Gateway Tag Change Scripts and Timer

I have memory tags which I want to attach scripts to run when the value is changed. I am using gateway tag change since these are able to access scripts from my project library. I want to run a script on value change and it should check a progress tag and if that tag is true, it should hold the script on another thread until the progress tag is false so that other scripts can continue to run.

from threading import Timer

currentValue = event.getCurrentValue().value
in_progress = system.tag.readBlocking('[~]IN_PROGRESS')[0].value
t = None

if currentValue:
	
	def foo():	
		global in_progress,t
		system.util.getLogger('x').info('hit')  #log file does not show 'hit'
		in_progress = system.tag.readBlocking('[~]IN_PROGRESS')[0].value
		if in_progress:
			t = Timer(1,foo).start()
		else:
			... do something

	Timer(1,foo).start() #foo is not executing 

This seems to not work on gateway scripts because doing a test on perspective views will work.
Does gateway not support this? I am thinking of using time.sleep() since it does seem to work but from past experience time.sleep() is not ideal to use.

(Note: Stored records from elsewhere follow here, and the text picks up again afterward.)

# honglianghe/CDNet

Measured on AMD Instinct MI355X. Metric: tiles/sec (train fwd+bwd+Adam), 256x256, higher is better.
Workload: dtype fp32

## Files before the change

cdnet_amd/_lib.py:

```python
import ctypes as C
import os

_HERE = os.path.dirname(os.path.abspath(__file__))
LIB_PATH = os.environ.get('CDNET_LIB_PATH') or os.path.join(_HERE, 'libcdnet_hip.so')

_vp, _i, _sz, _f, _u = C.c_void_p, C.c_int, C.c_size_t, C.c_float, C.c_uint


class ConvSrc(C.Structure):
    _fields_ = [('x', C.c_void_p), ('res', C.c_void_p), ('scale', C.c_void_p), ('shift', C.c_void_p),
                ('C', C.c_int), ('Hs', C.c_int), ('Ws', C.c_int), ('pool', C.c_int), ('relu', C.c_int),
                ('off_y', C.c_int), ('off_x', C.c_int), ('f16', C.c_int), ('row_stride', C.c_int)]


class ConvArgs(C.Structure):
    _fields_ = [('src', ConvSrc * 2), ('nsrc', C.c_int), ('w', C.c_void_p), ('bias', C.c_void_p),
                ('oscale', C.c_void_p), ('oshift', C.c_void_p), ('orelu', C.c_int), ('out', C.c_void_p),
                ('Cout', C.c_int), ('out_cstride', C.c_int), ('out_coff', C.c_int), ('stats', C.c_void_p),
                ('N', C.c_int), ('H', C.c_int), ('W', C.c_int), ('taps', C.c_int), ('npar', C.c_int),
                ('ostride', C.c_int), ('nchunk', C.c_int), ('tile', C.c_int), ('CK', C.c_int), ('BN', C.c_int),
                ('out_f16', C.c_int), ('debug', C.c_int), ('ws', C.c_int), ('f32', C.c_int),
                ('eres', C.c_void_p), ('eres_scale', C.c_void_p), ('eres_shift', C.c_void_p), ('eres_f16', C.c_int), ('eres_relu', C.c_int),
                ('taps1', C.c_int), ('pad_', C.c_int), ('pool_out', C.c_void_p),
                ('dot_w', C.c_void_p), ('dot_b', C.c_void_p), ('dot_out', C.c_void_p)]


class PackJob(C.Structure):
    _fields_ = [('w', C.c_void_p), ('packed', C.c_void_p), ('Cout', C.c_int), ('Cin', C.c_int), ('KH', C.c_int), ('KW', C.c_int),
                ('CK', C.c_int), ('BN', C.c_int), ('mode', C.c_int), ('pad_', C.c_int)]


class HeadFeat(C.Structure):
    _fields_ = [('raw', C.c_void_p), ('res', C.c_void_p), ('scale', C.c_void_p), ('shift', C.c_void_p),
                ('relu', C.c_int), ('f16', C.c_int)]


class FuseTerm(C.Structure):
    _fields_ = [('x', C.c_void_p), ('Hs', C.c_int), ('Ws', C.c_int), ('scale', C.c_void_p), ('shift', C.c_void_p),
                ('f16', C.c_int), ('pad_', C.c_int)]


class GradTerm(C.Structure):
    _fields_ = [('g', C.c_void_p), ('cstride', C.c_int), ('coff', C.c_int)]


class GradIn(C.Structure):
    _fields_ = [('g', C.c_void_p), ('Hg', C.c_int), ('Wg', C.c_int), ('oy', C.c_int), ('ox', C.c_int),
                ('pooled', C.c_int), ('coff', C.c_int), ('cstride', C.c_int), ('pad_', C.c_int)]


class BnBwdArgs(C.Structure):
    _fields_ = [('raw', C.c_void_p), ('res', C.c_void_p), ('scale', C.c_void_p), ('shift', C.c_void_p),
                ('mean', C.c_void_p), ('invstd', C.c_void_p), ('gin', GradIn * 3), ('ngin', C.c_int),
                ('f16', C.c_int), ('relu', C.c_int), ('N', C.c_int), ('H', C.c_int), ('W', C.c_int), ('C', C.c_int),
                ('hc_coef', C.c_void_p), ('hc_w', C.c_void_p), ('hc_slot', C.c_int), ('hc_k0', C.c_int), ('hc_nk', C.c_int),
                ('hc_pad_', C.c_int)]
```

What about the tags requires the scripts to be run sequentially as opposed to on change? In other words, what is the IN_PROGRESS tag tracking? Are you trying to manage state?

Gateway Tag Change Scripts run in independent threads, so there is no need to "pause" running a particular tags change event while another is working.

My tags (lets say a,b,c,d,e,f,g), some tags will have an db operation which will trigger IN_PROGRESS to be active. When one of the a-g tags values changes to True, its script gets executed but if the IN_PROGRESS is active, it will wait till it is not active before continuing to run. I can't have the tags running sequentially because there is thousands of tags and I need the tags to run only on value change to True.
But, if what you are saying that these scripts run on independent threads I should be fine using time.sleep() since I was worried that it would 'freeze' up other scripts running on the same thread.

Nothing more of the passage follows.